For more than a generation, the gay conversion organization known as Exodus International has been one of the most prominent Christian symbols of LGBT intolerance. They have practiced what is commonly called “reparative therapy” to supposedly remove the urges of same-sex attraction from those who seek to become straight. I have personally written at great length about the damage done by such religiously fueled zealotry, but never in my lifetime did I anticipate that the leader of this infamous anti-gay organization would concede as much to the public in the form of a confession.
What’s more, at their 38th annual convention, Exodus International’s director, Alan Chambers, announced plans to close the organization and cease its mission for good. You can read Mr. Chambers’ full of apology HERE, as well as the formal closure announcement HERE.

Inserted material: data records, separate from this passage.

# jdfxzzy/DPMN

Measured on AMD Instinct MI355X. Metric: SR images/sec (16x64->32x128, bs=48 per GPU, fp32 forward), higher is better.
Workload: dtype f32; 1 GPU; cfg1: TATT PSN + 3+3 PGRM (embed 96, windows 2/4/8) + CMM, forward-only; per_gpu_batch=48, global_batch=48, ranks=1, batches_in_flight=2, parallelism=dp1 (independent batch shards, no forward collective)

## Files before the change

### dpmn_amd/_abi.py

```python
import ctypes as C
import os

import torch

_HERE = os.path.dirname(os.path.abspath(__file__))
LIB_PATH = os.environ.get("DPMN_HIP_LIB") or os.path.join(_HERE, "lib", "libdpmn_hip.so")

if not os.path.exists(LIB_PATH):
    raise RuntimeError(
        "dpmn_amd: %s not found -- build it with `python -c 'import __graft_entry__ as g; g.build()'` "
        "(or `make -C dpmn_amd/csrc`).  There is no CPU fallback for the DPMN hot path." % LIB_PATH)

lib = C.CDLL(LIB_PATH)

fp = C.c_void_p


class PgrmBlock(C.Structure):
    _fields_ = [(n, fp) for n in (
        "norm1_q_w", "norm1_q_b", "norm1_kv_w", "norm1_kv_b", "q_w", "q_b", "kv_w", "kv_b")] + [
        ("bias_table", fp * 4)] + [(n, fp) for n in (
            "sk_proj_w", "sk_proj_b", "sk_fc1_w", "sk_fc1_b", "sk_fc2_w", "sk_fc2_b", "sk_head_w", "sk_head_b",
            "norm2_w", "norm2_b", "fc1_w", "fc1_b", "dw_w", "dw_b", "pw_w", "pw_b", "fc2_w", "fc2_b")]

# ... 118 lines not shown
    "dpmn_distill_forward_f32": (_i, [C.POINTER(DistillParams), fp, fp, _i, fp, fp, fp, fp, fp, _sz, _i, _i, _i, fp]),
    "dpmn_distill_backward_f32": (_i, [C.POINTER(DistillParams), C.POINTER(DistillGrads), fp, fp, fp, fp, fp, fp, fp, fp, fp, _sz, _i, _i, _i, fp]),
    "dpmn_conv2d_wgrad_unpack_multi_f32": (_i, [fp, fp, _i, _i, fp]),
    "dpmn_tl_interp_f32": (_i, [fp, fp, _i, _i, _i, _i, _i, fp]),
    "dpmn_pointwise_wgrad_det_bytes": (_sz, [_i, _i]),
    "dpmn_reduce_defer_begin": (_i, []),
    "dpmn_reduce_defer_enable": (_i, [_i]),
    "dpmn_reduce_defer_push": (_i, [C.POINTER(TnPending)]),
    "dpmn_reduce_defer_pending": (_i, []),
    "dpmn_reduce_defer_flush": (_i, [_i, fp]),
    "dpmn_xred_fallbacks": (_i, [C.POINTER(C.c_uint), _i]),
    "dpmn_selftest_xshfl": (_i, [C.POINTER(C.c_uint)]),
    "dpmn_selftest_lds_poison": (_i, [C.c_uint, _i, fp]),
    "dpmn_xred_test_force_recompute": (_i, [_i]),
    "dpmn_xred_enable": (_i, [_i]),
    "dpmn_nchw_to_nhwc_f32": (_i, [fp, fp, _i, _i, _i, _i, _i, fp]),
    "dpmn_nhwc_to_nchw_f32": (_i, [fp, fp, _i, _i, _i, _i, fp]),
    "dpmn_se_gate_f32": (_i, [fp, fp, fp, fp, fp, fp, fp, _i, _i, _i, _i, fp]),
    "dpmn_bigru_f32": (_i, [fp, fp, fp, fp, fp, _i, _i, _i, C.c_long, C.c_long, C.c_long, _i, fp]),
    "dpmn_small_linear_f32": (_i, [fp, fp, _i, fp, fp, fp, _i, _i, _i, _i, _f, fp]),
    "dpmn_tatt_encoder_layer_f32": (_i, [fp, fp, _PP, fp, _i, _i, _i, _i, fp]),
    "dpmn_cross_attn_f32": (_i, [fp, fp, fp, fp, fp, _i, _i, _i, _i, _i, fp]),
    "dpmn_add_layernorm64_f32": (_i, [fp, fp, fp, fp, fp, fp, fp, fp, _f, _i, C.c_long, fp]),
    "dpmn_gru_gate_f32": (_i, [fp, fp, fp, fp, C.c_long, _i, _i, fp]),
    "dpmn_to_mask_f32": (_i, [fp, C.c_long, fp, _i, _i, _i, fp]),
    "dpmn_mha32_f32": (_i, [fp, fp, _i, _i, _i, _f, fp]),
    "dpmn_layernorm_std_f32": (_i, [fp, fp, fp, _f, fp, _l, _i, fp]),
    "dpmn_rotate_img_f32": (_i, [fp, fp, fp, _f, fp, _i, _i, _i, _i, fp]),
    "dpmn_blend_f32": (_i, [fp, C.c_long, fp, C.c_long, fp, _f, _i, _i, fp]),
    "dpmn_psnr_ssim_workspace_bytes": (_sz, [_i, _i, _i, _i]),
    "dpmn_psnr_ssim_f32": (_i, [fp, C.c_long, fp, C.c_long, fp, fp, _i, _i, _i, _i, fp]),
    "dpmn_gemm_tn_f32": (_i, [fp, fp, fp, fp, _i, _i, _i, fp, _sz, fp]),
    "dpmn_gemm_tn_partial_bytes": (_sz, [_i, _i, _i]),
    "dpmn_gemm_tn_partial_f32": (_i, [fp, fp, fp, fp, _i, _i, _i, fp, _sz, C.POINTER(TnPending), fp]),
    "dpmn_tn_reduce_multi_f32": (_i, [C.POINTER(TnPending), _i, fp]),
    "dpmn_gemm_tn_group_f32": (_i, [C.POINTER(TnItem), _i, fp]),
    "dpmn_colsum_f32": (_i, [fp, fp, C.c_long, _i, fp]),
    "dpmn_colsum_det_f32": (_i, [fp, fp, C.c_long, _i, fp, _sz, fp]),
    "dpmn_layernorm_bwd_f32": (_i, [fp, fp, fp, _f, fp, _i, fp, fp, C.c_long, _i, fp]),
    "dpmn_layernorm_bwd_det_f32": (_i, [fp, fp, fp, _f, fp, _i, fp, fp, C.c_long, _i, fp, _sz, fp]),
    "dpmn_layernorm_bwd_det_drop_f32": (_i, [fp, fp, fp, _f, fp, _i, fp, fp, C.c_long, _i, fp, _sz, fp, _f, _u64, _f, _u64, _l, fp]),
    "dpmn_layernorm_f32": (_i, [fp, fp, fp, _f, fp, C.c_long, _i, fp]),
    "dpmn_act_bwd_f32": (_i, [fp, fp, fp, _i, _f, C.c_long, fp]),
    "dpmn_act_fwd_f32": (_i, [fp, fp, _i, _f, C.c_long, fp]),
    "dpmn_axpby_f32": (_i, [fp, fp, fp, _f, _f, _i, C.c_long, fp]),
    "dpmn_rowsum_mod_f32": (_i, [fp, fp, C.c_long, _i, _i, fp]),
# ... 234 lines not shown
```

### dpmn_amd/csrc/common.h

```cpp
#pragma once
#include <hip/hip_runtime.h>
#include <stdint.h>
#include <atomic>
#include "../../include/dpmn_hip.h"

typedef float f32x4 __attribute__((ext_vector_type(4)));

#define DPMN_CHECK_LAUNCH()                                                         \
  do {                                                                              \
    hipError_t e__ = hipGetLastError();                                             \
    if (e__ != hipSuccess) return dpmn_set_error(DPMN_ERR_LAUNCH, hipGetErrorString(e__)); \
  } while (0)

#define DPMN_REQUIRE(cond, msg)                                    \
  do {                                                             \
    if (!(cond)) return dpmn_set_error(DPMN_ERR_ARG, msg);         \
  } while (0)

int dpmn_set_error(int code, const char* msg);

__device__ __forceinline__ f32x4 mfma16(float a, float b, f32x4 c) {
  return __builtin_amdgcn_mfma_f32_16x16x4f32(a, b, c, 0, 0, 0);
}

// ... 121 lines not shown
  return u >= p ? inv_keep : 0.0f;
}
__device__ __forceinline__ float drop_scale(unsigned long long seed, unsigned long long idx, float p, float inv_keep) {
  return drop_scale_z(drop_z0(seed, idx), p, inv_keep);
}

static inline hipStream_t as_stream(dpmn_stream_t s) { return (hipStream_t)s; }

constexpr int DPMN_MAX_DEVICES = 64;
int dpmn_cu_count();
template <auto Kernel>
inline void dpmn_lds_optin(size_t bytes) {
  static std::atomic<int> set[DPMN_MAX_DEVICES];
  int dev = -1;
  const bool keyed = hipGetDevice(&dev) == hipSuccess && dev >= 0 && dev < DPMN_MAX_DEVICES;
  if (keyed && (int)bytes <= set[dev].load(std::memory_order_relaxed)) return;
  if (hipFuncSetAttribute(reinterpret_cast<const void*>(Kernel), hipFuncAttributeMaxDynamicSharedMemorySize, (int)bytes) == hipSuccess && keyed)
    set[dev].store((int)bytes, std::memory_order_relaxed);
}

enum ProfTag { PT_CONV_IGEMM_128 = 0, PT_CONV_IGEMM_64, PT_CONV_IGEMM_NARROW, PT_CONV_SPLITK_REDUCE, PT_CONV_HALO, PT_CONV_HALO_C4,
               PT_GEMM_PW, PT_GEMM_WSTAT, PT_GEMM_KLOOP, PT_DWCONV_GELU, PT_WATTN8, PT_WATTN_SCALAR, PT_ATTN_FUSED, PT_BIGRU,
               PT_MHA32, PT_PATCH_EMBED, PT_SK_GATE, PT_TAIL, PT_GEMM_WSTAT_LN, PT_CONV_IGEMM_SK, PT_ATTN_FUSED_BWD, PT_WATTN_BWD,
               PT_CONV_WGRAD, PT_GEMM_TN, PT_TN_REDUCE, PT_DWCONV_BWD, PT_WGRAD_UNPACK, PT_CONV_PACK, PT_AFFINE_ACT_BWD, PT_LN_BWD, PT_WATTN_MFMA32, PT_COUNT };
extern unsigned long long g_dpmn_prof_mask;
extern double g_dpmn_prof_hint_bytes;
extern int g_dpmn_bf16;
extern int g_dpmn_x3;
typedef __bf16 bf16x2 __attribute__((ext_vector_type(2)));
typedef __bf16 bf16x8 __attribute__((ext_vector_type(8)));
__device__ __forceinline__ uint2 pack_bf16x4(float a, float b, float c, float d) {
  typedef float f32x2_ __attribute__((ext_vector_type(2)));
  const bf16x2 lo = __builtin_convertvector((f32x2_){a, b}, bf16x2), hi = __builtin_convertvector((f32x2_){c, d}, bf16x2);
  return make_uint2(__builtin_bit_cast(unsigned, lo), __builtin_bit_cast(unsigned, hi));
}
__device__ __forceinline__ f32x4 mfma16_bf16(bf16x8 a, bf16x8 b, f32x4 c) {
  return __builtin_amdgcn_mfma_f32_16x16x32_bf16(a, b, c, 0, 0, 0);
}
__device__ __forceinline__ void x3_split2t(float a, float b, unsigned& h, unsigned& m, unsigned& l) {
  const unsigned ua = __float_as_uint(a), ub = __float_as_uint(b);
  h = __builtin_amdgcn_perm(ub, ua, 0x07060302u);
  const float ra = a - __uint_as_float(ua & 0xffff0000u), rb = b - __uint_as_float(ub & 0xffff0000u);
  const unsigned va = __float_as_uint(ra), vb = __float_as_uint(rb);
  m = __builtin_amdgcn_perm(vb, va, 0x07060302u);
  const float sa = ra - __uint_as_float(va & 0xffff0000u), sb = rb - __uint_as_float(vb & 0xffff0000u);
  l = __builtin_amdgcn_perm(__float_as_uint(sb), __float_as_uint(sa), 0x07060302u);
}
// ... 24 lines not shown
```

### dpmn_amd/csrc/psn_forward.hip

```cpp
#include "common.h"

namespace {
struct PsnWs {
  float *r1, *r2, *gi, *s, *f[2], *t, *u;
  size_t total;
};
PsnWs carve(const dpmn_psn_weights* w, int B, int H, int W, char* base) {
  size_t off = 0;
  auto take = [&](size_t n) {
    float* p = base ? reinterpret_cast<float*>(base + off) : nullptr;
    off += ((n * sizeof(float) + 255) / 256) * 256;
    return p;
  };
  const size_t px = (size_t)B * H * W, ch = w->ch;
  PsnWs s;
  s.r1 = take(px * ch); s.r2 = take(px * ch); s.gi = take(px * 6 * w->hidden); s.s = take(px * ch);
  s.f[0] = take(px * ch); s.f[1] = take(px * ch); s.t = take(px * ch); s.u = take(px * 4 * ch);
  s.total = off;
  return s;
}
dpmn_conv_desc conv_same(const float* in, int cin, int B, int H, int W, int k, const float* wp, const float* bias, int cout, float* out,
                         const dpmn_cmm_scratch* sc) {
  dpmn_conv_desc d{};
  d.in[0] = in; d.cseg[0] = cin;
// ... 76 lines not shown
}

extern "C" {

size_t dpmn_tatt_interpreter_workspace_bytes(int B, int L, int S) {
  if (B <= 0 || L <= 0 || S <= 0) return 0;
  return carve_tpi(B, L, S, 64, nullptr).total;
}

int dpmn_tatt_interpreter_f32(const dpmn_tatt_interp_weights* w, const float* x, int t_emb, const float* b1, const float* qe,
                              const float* pos, float* tp, float* pw, void* workspace, size_t workspace_bytes, int B, int L, int S,
                              dpmn_stream_t stream) {
  DPMN_REQUIRE(w && x && b1 && qe && pos && tp && workspace, "tatt_interpreter: null pointer");
  DPMN_REQUIRE(w->n_dec >= 1 && w->n_dec <= 4 && w->nhead > 0, "tatt_interpreter: 1..4 decoder layers");
  const int E = 64;
  TpiWs s = carve_tpi(B, L, S, E, static_cast<char*>(workspace));
  if (s.total > workspace_bytes) return dpmn_set_error(DPMN_ERR_WORKSPACE, "tatt_interpreter: workspace too small");
  const int BL = B * L, BS = B * S;
  int rc;
#define RUN(call) do { rc = (call); if (rc != DPMN_OK) return rc; } while (0)
  RUN(dpmn_small_linear_f32(x, nullptr, 0, w->fc_in_w, w->fc_in_b, s.src, BS, E, t_emb, DPMN_ACT_PRELU, w->fc_in_slope, stream));
  RUN(dpmn_tatt_encoder_layer_f32(s.src, pos, w->enc, s.mem, B, S, E, w->nhead, stream));
  const float* out = b1;
  for (int li = 0; li < w->n_dec; ++li) {
    const dpmn_tatt_dec_layer& d = w->dec[li];
    const bool last = li == w->n_dec - 1;
    RUN(dpmn_add_linear_f32(out, qe, d.wq, d.bq, s.q, BL, E, E, DPMN_ACT_NONE, stream));
    RUN(dpmn_small_linear_f32(s.mem, pos, S, d.wk, d.bk, s.k, BS, E, E, DPMN_ACT_NONE, 0.f, stream));
    RUN(dpmn_small_linear_f32(s.mem, nullptr, 0, d.wv, d.bv, s.v, BS, E, E, DPMN_ACT_NONE, 0.f, stream));
    RUN(dpmn_cross_attn_f32(s.q, s.k, s.v, s.o, last ? pw : nullptr, B, L, S, E, w->nhead, stream));
    RUN(dpmn_linear_f32(s.o, d.out_w, d.out_b, out, nullptr, s.t1, BL, E, E, DPMN_ACT_NONE, 0.f, stream));
    float* o1 = s.out[0];
    RUN(dpmn_add_layernorm64_f32(s.t1, nullptr, d.norm2_w, d.norm2_b, o1, nullptr, nullptr, nullptr, 1.0f, 0, BL, stream));
    RUN(dpmn_linear_f32(o1, d.lin1_w, d.lin1_b, nullptr, nullptr, s.f, BL, E, E, DPMN_ACT_RELU, 0.f, stream));
    RUN(dpmn_linear_f32(s.f, d.lin2_w, d.lin2_b, o1, nullptr, s.t1, BL, E, E, DPMN_ACT_NONE, 0.f, stream));
    float* o2 = s.out[1];
    RUN(dpmn_add_layernorm64_f32(s.t1, nullptr, d.norm3_w, d.norm3_b, o2, w->dec_norm_w, w->dec_norm_b, tp, 1.0f / w->n_dec, li > 0 ? 1 : 0,
                                 BL, stream));
    out = o2;
  }
#undef RUN
  return DPMN_OK;
}

}
```

### dpmn_amd/csrc/runtime.hip

```cpp
#include "common.h"
#include <string.h>
#include <stdlib.h>

static thread_local char g_err[512] = "";

int dpmn_set_error(int code, const char* msg) {
  strncpy(g_err, msg ? msg : "", sizeof(g_err) - 1);
  g_err[sizeof(g_err) - 1] = 0;
  return code;
}

int dpmn_cu_count() {
  static std::atomic<int> cus[DPMN_MAX_DEVICES];
  int dev = -1;
  if (hipGetDevice(&dev) != hipSuccess) return 256;
  const bool keyed = dev >= 0 && dev < DPMN_MAX_DEVICES;
  int n = keyed ? cus[dev].load(std::memory_order_relaxed) : 0;
  if (n < 1) {
    if (hipDeviceGetAttribute(&n, hipDeviceAttributeMultiprocessorCount, dev) != hipSuccess || n < 1) return 256;
    if (keyed) cus[dev].store(n, std::memory_order_relaxed);
  }
  return n;
}

unsigned long long g_dpmn_prof_mask = 0ull;
double g_dpmn_prof_hint_bytes = 0.0;
int g_dpmn_x3 = 0;
int g_dpmn_bf16 = 0;
namespace {
const char* const kTagNames[PT_COUNT] = {
    "k_conv_igemm<128,128>", "k_conv_igemm<64,64>", "k_conv_igemm<128,16|32>", "k_conv_splitk_reduce", "k_conv_halo", "k_conv_halo_c4",
    "k_gemm_pw", "k_gemm_wstat|rowreg", "k_gemm_kloop", "k_dwconv_gelu", "k_window_attn8_mfma", "k_window_attn<2|4>", "k_ln_qkv_window_attn",
    "k_bigru", "k_mha32", "k_patch_embed_ln", "k_sk_gate", "k_tail_conv2", "k_gemm_wstat|rowreg<LN prologue>", "k_conv_igemm_sk", "k_ln_qkv_window_attn_bwd", "k_window_attn_bwd_mfma",
    "k_conv_wgrad", "k_gemm_tn_reg", "k_tn_reduce_multi", "k_dwconv_bwd", "k_wgrad_unpack_multi", "k_conv_pack_multi", "k_affine_act_bwd", "k_ln_bwd", "k_window_attn_mfma<4|8|16,32>"};
struct Rec { int tag; double flops, bytes; };
struct Prof {
  int cap = 0, count = 0, limit = 0;
  hipEvent_t* ev = nullptr;
  Rec* rec = nullptr;
} g_prof;
}

int dpmn_prof_open(int tag, hipStream_t st, double flops, double bytes) {
  if (g_prof.count >= g_prof.limit) return -1;
  const int i = g_prof.count++;
  g_prof.rec[i] = Rec{tag, flops, bytes};
  (void)hipEventRecord(g_prof.ev[2 * i], st);
  return i;
}
void dpmn_prof_close(int slot, hipStream_t st) { (void)hipEventRecord(g_prof.ev[2 * slot + 1], st); }

extern "C" {
int dpmn_abi_version(void) { return 5; }
int dpmn_set_compute_dtype(int mode) {
  DPMN_REQUIRE(mode >= 0 && mode <= 2, "set_compute_dtype: 0 = f32, 1 = bf16 operands, 2 = f32 via three bf16 terms");
  g_dpmn_bf16 = mode == 1;
  g_dpmn_x3 = mode == 2;
// ... 46 lines not shown
```

### dpmn_amd/csrc/tatt.hip

```cpp
#include "common.h"

namespace {

typedef float v2f __attribute__((ext_vector_type(2)));

template <int HID>
__global__ __launch_bounds__(256) void k_bigru(const float* gi, const float* w_hh ,
                                                const float* b_hh , const float* res,
                                                float* out, int nseq, int T, int inner, long outer_stride,
                                                long inner_stride, long step_stride) {
  static_assert(HID == 32, "lane mapping assumes 32 hidden units per direction");
  __shared__ __attribute__((aligned(16))) float hs[4][64];
  const int wave = threadIdx.x >> 6, lane = threadIdx.x & 63;
  const int dir = lane >> 5, j = lane & 31;
  const long s = (long)blockIdx.x * 4 + wave;
  if (s >= nseq) return;
  v2f wrz[HID], wnn[HID / 2];
  const float* wb = w_hh + (size_t)dir * 3 * HID * HID;
#pragma unroll
  for (int k = 0; k < HID; ++k) wrz[k] = v2f{wb[(size_t)j * HID + k], wb[(size_t)(HID + j) * HID + k]};
#pragma unroll
  for (int k = 0; k < HID / 2; ++k) wnn[k] = v2f{wb[(size_t)(2 * HID + j) * HID + 2 * k], wb[(size_t)(2 * HID + j) * HID + 2 * k + 1]};
  const float br = b_hh[dir * 3 * HID + j], bz = b_hh[dir * 3 * HID + HID + j], bn = b_hh[dir * 3 * HID + 2 * HID + j];
  asm volatile("" ::: "memory");
// ... 283 lines not shown
__global__ __launch_bounds__(256) void k_add_layernorm64(const float* __restrict__ x, const float* __restrict__ res,
                                                          const float* __restrict__ g, const float* __restrict__ b,
                                                          float* __restrict__ y, const float* __restrict__ g2,
                                                          const float* __restrict__ b2, float* __restrict__ acc_out, float alpha,
                                                          int accumulate, long M) {
  const long row = (long)blockIdx.x * 4 + (threadIdx.x >> 6);
  const int lane = threadIdx.x & 63;
  if (row >= M) return;
  float v = x[row * 64 + lane] + (res ? res[row * 64 + lane] : 0.f);
  float mean = wave_sum(v) * (1.0f / 64);
  float d = v - mean;
  float var = wave_sum(d * d) * (1.0f / 64);
  const float o = d * (1.0f / sqrtf(var + 1e-5f)) * g[lane] + b[lane];
  y[row * 64 + lane] = o;
  if (acc_out) {
    mean = wave_sum(o) * (1.0f / 64);
    d = o - mean;
    var = wave_sum(d * d) * (1.0f / 64);
    const float o2 = (d * (1.0f / sqrtf(var + 1e-5f)) * g2[lane] + b2[lane]) * alpha;
    acc_out[row * 64 + lane] = accumulate ? acc_out[row * 64 + lane] + o2 : o2;
  }
}

__global__ void k_gru_gate(const float* __restrict__ gi, const float* __restrict__ gh, float* __restrict__ h,
                           float* __restrict__ hist, long hist_row_stride, int R, int H) {
  const long idx = (long)blockIdx.x * blockDim.x + threadIdx.x;
  if (idx >= (long)R * H) return;
  const int r_ = idx / H, j = idx % H;
  const float* a = gi + (size_t)r_ * 3 * H;
  const float* c = gh + (size_t)r_ * 3 * H;
  const float r = sigmoid_f(a[j] + c[j]);
  const float z = sigmoid_f(a[H + j] + c[H + j]);
  const float n = tanhf(a[2 * H + j] + r * c[2 * H + j]);
  const float hn = (1.f - z) * n + z * h[idx];
  h[idx] = hn;
  hist[(size_t)r_ * hist_row_stride + j] = hn;
}
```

I’m not prone to emotional hyperbole, but I read these announcements and confessions with a nearly overwhelming admixture of shock, disbelief, compassion, and hope. I also try not to fill my blog posts with too much content from other sources, but this is one of those occasions when the original source material should be seen without adaptation. Following are several excerpts for Mr. Chambers’ open apology to the public, along with my thoughts:
It is strange to be someone who has both been hurt by the church’s treatment of the LGBT community, and also to be someone who must apologize for being part of the very system of ignorance that perpetuated that hurt. Today it is as if I’ve just woken up to a greater sense of how painful it is to be a sinner in the hands of an angry church.
It should be noted here that Chambers recently has admitted that he, too, has wrestled with what he calls “same-sex attraction.” Further, he confessed within his apology that, despite being the head of the largest reparative therapy organization in the world, he has failed to “overcome” his own struggles with his sexuality. As such, he has at least the potential for tremendous compassion for those who feel that the way they are is inherently wrong, broken, or sinful. And though it has taken him a great deal of time to get there, Mr. Chambers finally seems to be at a place in his life and personal faith journey where he is willing to concede that we likely have little or no control over those to whom we are attracted. In light of this realization, Chambers realizes the depth and breadth of some of the pain caused by his organization’s ministry.
Please know that I am deeply sorry. I am sorry for the pain and hurt many of you have experienced. I am sorry that some of you spent years working through the shame and guilt you felt when your attractions didn’t change. I am sorry we promoted sexual orientation change efforts and reparative theories about sexual orientation that stigmatized parents. I am sorry that there were times I didn’t stand up to people publicly “on my side” who called you names like sodomite—or worse. I am sorry that I, knowing some of you so well, failed to share publicly that the gay and lesbian people I know were every bit as capable of being amazing parents as the straight people that I know. I am sorry that when I celebrated a person coming to Christ and surrendering their sexuality to Him that I callously celebrated the end of relationships that broke your heart. I am sorry that I have communicated that you and your families are less than me and mine.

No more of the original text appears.